RISQUE DE CONFUSION — ARTICLE 8, PARAGRAPHE 1, SOUS B), DU RMUE
Conformément à l’article 8, paragraphe 1, sous b), du RMUE, un risque de confusion existe s’il y a un risque que le public puisse croire que les produits ou services en question, en supposant qu’ils portent les marques en question, proviennent de la même entreprise ou, le cas échéant, d’entreprises économiquement liées. L’existence d’un risque de confusion dépend de l’appréciation, dans une évaluation globale, de plusieurs facteurs qui sont interdépendants.
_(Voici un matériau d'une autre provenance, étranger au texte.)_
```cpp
static int fetch_extra_windows(pw_context* c, pw_resident* r, unsigned count) {
    c->extra->clear();
    if (count == 0) return PW_OK;
    if (count > r->xw_cap) {
        HIP_TRY(hipDeviceSynchronize());
        if (r->d_xw[0]) HIP_TRY(hipFree(r->d_xw[0]));
        for (int k = 0; k < PW_SETS; ++k) r->d_xw[k] = nullptr;
        r->xw_cap = 0;
        const unsigned cap = ((count + count / 2 + 1023u) / 1024u) * 1024u;
        HIP_TRY(hipMalloc((void**)&r->d_xw[0], (size_t)r->nbuf * cap * sizeof(pw_extra_window)));
        for (int k = 1; k < r->nbuf; ++k) r->d_xw[k] = r->d_xw[0] + (size_t)k * cap;
        r->xw_cap = cap;
        snprintf(g_err, sizeof(g_err), "%u windows beyond the %d a record holds: launch the analysis again "
                 "(the list for them has been allocated)", count, PW_W_MAX);
        return PW_E_RETRY;
// ... 511 lines not shown
```

pywindow_amd/csrc/pw_launch.hpp:

```cpp
#pragma once
#include "../../include/pywindow_amd.h"

struct PwWsArgs {
    void* ws;
    unsigned char* slab;
    unsigned long long* adj;
    pw_extra_window* xwin;
    unsigned* xwin_count;
    unsigned xwin_cap;
    int p_cap;
    const unsigned* nb_off;
    const unsigned short* nb_idx;
    const double* nb_bound;
    const double* nb_unit;
    long long wait_ticks;
    long long stream_wait_ticks;
};

struct UnitQueue {
    unsigned long long tail;
    unsigned long long head;
    int error;
    int started;
};
enum : int { PW_ROLE_PLAIN = 0, PW_ROLE_PRODUCER = 1, PW_ROLE_CONSUMER = 2 };

#if defined(__HIPCC__)
template <class WS>
__device__ inline void bind_workspace(WS* ws, const PwWsArgs& a, unsigned team, const unsigned* rsq_tab, size_t slab_bytes,
                                      size_t adj_words) {
    bind_team_slab(ws, a.slab + (size_t)team * slab_bytes, a.p_cap);
    ws->adj = a.adj ? a.adj + (size_t)team * adj_words : nullptr;
    ws->xwin = a.xwin; ws->xwin_count = a.xwin_count; ws->xwin_cap = a.xwin_cap;
    ws->nb_off = a.nb_off; ws->nb_idx = a.nb_idx; ws->nb_bound = a.nb_bound; ws->nb_unit = a.nb_unit;
    ws->rsq = rsq_tab;
}
#endif
```

pywindow_amd/csrc/pw_unit.hpp:

```cpp
#pragma once
#include "../../include/pywindow_amd.h"
#include "pw_lbfgsb.hpp"
#include "pw_math.hpp"
#include "pw_team.hpp"
#include <string.h>

#if defined(PW_PROFILE) && defined(__HIPCC__)
__shared__ unsigned long long pw_prof_lds[32];
#define PW_PROF_BASE(ws) ((unsigned long long*)pw_prof_lds)
#endif
#if defined(PW_PROFILE) && defined(__HIP_DEVICE_COMPILE__)
#define PW_T0(var) long long var = wall_clock64()
#if defined(PW_ZPROF) && defined(PW_LB_FINE)
#define PW_T1(ws, slot, var) do { (void)var; } while (0)
#elif defined(PW_BARRIER_PROF)
#define PW_T1(ws, slot, var) do { (void)var; if (T::lane() == 0) { unsigned long long w_ = 0; \
        for (int k_ = 0; k_ < T::NWAVES; ++k_) w_ += atomicExch(&pw_bar_acc[k_], 0ull); \
        atomicAdd(&pw_prof_lds[slot], w_); } } while (0)
#else
#define PW_T1(ws, slot, var) do { if (T::lane() == 0) atomicAdd(&pw_prof_lds[slot], (unsigned long long)(wall_clock64() - var)); } while (0)
#endif
#else
#define PW_T0(var) do {} while (0)
#define PW_T1(ws, slot, var) do {} while (0)
// ... 29 lines not shown
    double* pts;
    double* vals;
    int* surv_k;
    int* labels;
    unsigned char* flag;
    unsigned long long* adj;
    double* xw;
    int* xw_ok;
    int p_cap;
    const unsigned* nb_off;
    const unsigned short* nb_idx;
    const double* nb_unit;
    const double* nb_bound;
    pw_extra_window* xwin;
    unsigned* xwin_count;
    unsigned xwin_cap;
    double leaf[256];
    double acc8[8 * 160];
    int leaf_tab[324];
    unsigned long long prof[32];
    const unsigned* rsq;
    pw_unit_debug* dbg_base;
    long unit;
};
PW_HD inline size_t team_slab_bytes(int p_cap) { return (size_t)p_cap * 192; }
PW_HD inline size_t team_adj_words(int p_cap) { return (size_t)p_cap * (size_t)(p_cap / 64); }
PW_HD inline int round_p_cap(long p) {
    if (p < PW_P_MAX) p = PW_P_MAX;
    return (int)((p + 127) & ~127l);
}
PW_HD inline int params_p_cap(double adjust_windows, double adjust_average) {
    double a = adjust_windows > adjust_average ? adjust_windows : adjust_average;
    if (!(a > 0.0)) a = 1.0;
    double want = 2100.0 * a;
    if (want > 4.0e6) want = 4.0e6;
    return round_p_cap((long)want + 1);
}
PW_HD inline void bind_team_slab(TeamWorkspace* ws, unsigned char* slab, int p_cap) {
    const size_t p = (size_t)p_cap;
    double* d = (double*)slab;
    ws->knn = d; d += 10 * p;
    ws->pts = d; d += 3 * p;
    ws->vals = d; d += p;
    ws->xw = d; d += 7 * p;
    int* i = (int*)d;
    ws->surv_k = i; i += p;
// ... 9 lines not shown
    int mw_given;
    double centroid[3];
    double maxd;
    int maxd_i, maxd_j;
    double pore_g;
    int pore_atom;
    double opt_c[3];
    double opt_g;
    int opt_atom;
    double shift[3];
    ClassInfo cls;
    int cls_cnt[PW_KCLS];
    double eps;
    double radius;
    int P;
    int n_surv;
    int n_clusters;
    int n_eval;
    int status;
    double red_v[16];
    int red_i[16];
    int md_list[64];
    int md_count;
    int win_first;
    double win_vec[PW_W_MAX][3];
    int win_ok[PW_W_MAX];
    double win_d[PW_W_MAX];
    double win_c[PW_W_MAX][3];
};

struct UnitShared {
    PW_LDS UnitVars* v;
    ldouble* vdw;
    ldouble* mass;
    lint* perm;
    lint* inv;
    Frame A;
    Frame S;
    Frame R[8];
    PW_LDS void* lb[8];
    PW_LDS unsigned long long* bits[3];
    size_t rot_words;
    int nslots;
    PW_LDS unsigned char* scratch;
    size_t scratch_bytes;
    PW_HD static size_t bytes(int nmax, int nrot, int nlb, int nframes = 2, int lean = 0, int pcap = PW_P_MAX) {
// ... 1682 lines not shown
    }
    PW_HD explicit GramEdgeRule(int n) {
        t0 = applies(n) ? 8 * (n / 8) : 0x40000000;
        panel = last_panel_start(n);
        panel_wide = 12 * (panel / 12);
        nfull = 32 * (n / 32);
        limlast = 12 * ((n - nfull) / 12);
    }
    PW_HD bool is_edge(int o) const { return (unsigned)(o - t0) < 4u; }
    PW_HD bool in_wide_kernel(int o) const {
        return o < panel ? o < panel_wide : (o & 31) < (o < nfull ? 24 : limlast);
    }
    PW_HD bool pair_uses_edge_order(int oi, int oj) const {
        return (is_edge(oi) && in_wide_kernel(oj)) || (is_edge(oj) && in_wide_kernel(oi));
    }
};
template <bool EDGE>
PW_HD inline __attribute__((always_inline)) double pw_gram_nn(double xi, double yi, double zi, double xj, double yj,
                                                              double zj, int oi, int oj, const GramEdgeRule& er) {
    if (EDGE && er.pair_uses_edge_order(oi, oj)) return pw_fma(zi, zj, xi * xj + yi * yj);
    return pw_fma(zi, zj, pw_fma(yi, yj, xi * xj));
}

#if defined(__HIP_DEVICE_COMPILE__)
template <class T, bool VALUE_ONLY, bool EDGE>
__device__ inline __attribute__((always_inline)) bool team_max_dim_few(UnitShared& sh, const Frame& F, int n,
                                                                       const GramEdgeRule& er, const double* centre) {
    auto& v = *sh.v;
    const double cx = centre ? centre[0] : 0.0, cy = centre ? centre[1] : 0.0, cz = centre ? centre[2] : 0.0;
    double smax = -PW_INF, nmax = 0.0;
    int imax = 0x7fffffff;
    for (int i = T::tid(); i < n; i += T::SIZE) {
        const double dx = F.x[i] - cx, dy = F.y[i] - cy, dz = F.z[i] - cz;
        const double si = pw_sqrt(dx * dx + dy * dy + dz * dz) + F.vdw[i];
        if (si > smax) { smax = si; imax = i; }
        nmax = pw_max(nmax, F.xx[i]);
    }
    T::wave_argmax(smax, imax);
    nmax = -T::wave_min(-nmax);
    if (T::lane() == 0) { v.red_v[T::wave()] = smax; v.red_i[T::wave()] = imax; v.red_v[8 + T::wave()] = nmax; }
    T::sync();
    {
        double bb = v.red_v[0], nn = v.red_v[8];
        int bi = v.red_i[0];
        for (int w = 1; w < T::NWAVES; ++w) {
            if (v.red_v[w] > bb || (v.red_v[w] == bb && v.red_i[w] < bi)) { bb = v.red_v[w]; bi = v.red_i[w]; }
            nn = pw_max(nn, v.red_v[8 + w]);
        }
        smax = bb; imax = bi; nmax = nn;
    }
// ... 1 lines not shown
    if (!(smax < PW_INF) || imax >= n) return false;
    const double xi = F.x[imax], yi = F.y[imax], zi = F.z[imax], xxi = F.xx[imax], vi = F.vdw[imax];
    const int oi = F.perm[imax];
    double L = -PW_INF;
    for (int j = T::tid(); j < n; j += T::SIZE) {
        const int oj = F.perm[j];
        double d = 0.0;
        if (j != imax) {
            const double gg = pw_gram_nn<EDGE>(xi, yi, zi, F.x[j], F.y[j], F.z[j], oi, oj, er);
            const double d2 = (oi < oj) ? pw_m2add(gg, xxi) + F.xx[j] : pw_m2add(gg, F.xx[j]) + xxi;
            d = pw_sqrt(d2 > 0.0 ? d2 : 0.0);
        }
        L = pw_max(L, d + (vi + F.vdw[j]));
    }
    L = -T::wave_min(-L);
    if (T::lane() == 0) v.red_v[T::wave()] = L;
    T::sync();
    L = v.red_v[0];
    for (int w = 1; w < T::NWAVES; ++w) L = pw_max(L, v.red_v[w]);
    T::sync();
    if (!(L < PW_INF)) return false;
    const double margin = 1e-6 + 4e-15 * nmax / pw_max(L, 1e-3);
    const double thr = (L - smax) - margin;
    if (T::tid() == 0) v.md_count = 0;
    T::sync();
    for (int i0 = 0; i0 < n; i0 += T::SIZE) {
        const int i = i0 + T::tid();
        bool in = false;
        if (i < n) {
            const double dx = F.x[i] - cx, dy = F.y[i] - cy, dz = F.z[i] - cz;
            in = pw_sqrt(dx * dx + dy * dy + dz * dz) + F.vdw[i] >= thr;
        }
        const unsigned long long mk = T::ballot(in);
        int base = 0;
        if (T::lane() == 0 && mk) base = atomicAdd((PW_LDS int*)&v.md_count, (int)__builtin_popcountll(mk));
        base = __builtin_amdgcn_readfirstlane(base);
        const int at = base + (int)__builtin_popcountll(mk & ((1ull << T::lane()) - 1ull));
        if (in && at < 64) v.md_list[at] = i;
    }
    T::sync();
    const int m = v.md_count;
    if (m > 64) { T::sync(); return false; }
    double bv = -PW_INF, bidx = PW_INF;
    for (int p = T::tid(); p < m * m; p += T::SIZE) {
        const int a = p / m, b = p - a * m;
        const int ia = v.md_list[a], ib = v.md_list[b];
        const int oa = F.perm[ia], ob = F.perm[ib];
        if (oa > ob) continue;
        double d = 0.0;
        if (ia != ib) {
            const double gg = pw_gram_nn<EDGE>(F.x[ia], F.y[ia], F.z[ia], F.x[ib], F.y[ib], F.z[ib], oa, ob, er);
            const double d2 = pw_m2add(gg, F.xx[ia]) + F.xx[ib];
            d = pw_sqrt(d2 > 0.0 ? d2 : 0.0);
        }
        const double val = d + (F.vdw[ia] + F.vdw[ib]);
        const double idx = (double)(oa * n + ob);
        if (val > bv || (val == bv && idx < bidx)) { bv = val; bidx = idx; }
    }
    int ii = (int)(bidx < 2147483647.0 ? bidx : 2147483647.0);
    T::wave_argmax(bv, ii);
    if (T::lane() == 0) { v.red_v[T::wave()] = bv; v.red_i[T::wave()] = ii; }
    T::sync();
    if (T::tid() == 0) {
        double bb = v.red_v[0];
        int bi = v.red_i[0];
        for (int w = 1; w < T::NWAVES; ++w) {
            const double vv = v.red_v[w];
            const int vi2 = v.red_i[w];
            if (vv > bb || (vv == bb && vi2 < bi)) { bb = vv; bi = vi2; }
        }
        v.maxd = bb;
        if (!VALUE_ONLY) { v.maxd_i = bi / n; v.maxd_j = bi % n; }
    }
    T::sync();
    return true;
}
#endif
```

Ces facteurs comprennent la similitude des signes, la similitude des produits et services, le caractère distinctif de la marque antérieure, les éléments distinctifs et dominants des signes en conflit, et le public pertinent.
a) Les produits et services
Les produits et services sur lesquels l’opposition est fondée sont les suivants :
Classe 9 : Programmes informatiques de gestion.
Classe 35 : Publicité et vente de programmes informatiques de gestion.
Classe 37 : Installation, réparation et maintenance de matériel informatique pour systèmes de programmes informatiques ; Installation et réparation d’ordinateurs.
Classe 42 : Conception et développement de matériel et de logiciels informatiques, programmation informatique.
Suite à la limitation de la demande de marque de l’UE, demandée par le déposant le 12/06/2025 et acceptée par l’Office, les produits et services contestés sont les suivants :
Classe 9 : Logiciels ; Logiciels d’application ; Logiciels mobiles ; Logiciels de test de logiciels ; Logiciels de maintenance ; Suites logicielles ; Applications logicielles téléchargeables ; Logiciels de serveur web ; Logiciels de gestion de contenu ; Logiciels d’application web et de serveur ; aucun des produits précités ne s’applique aux programmes informatiques de gestion.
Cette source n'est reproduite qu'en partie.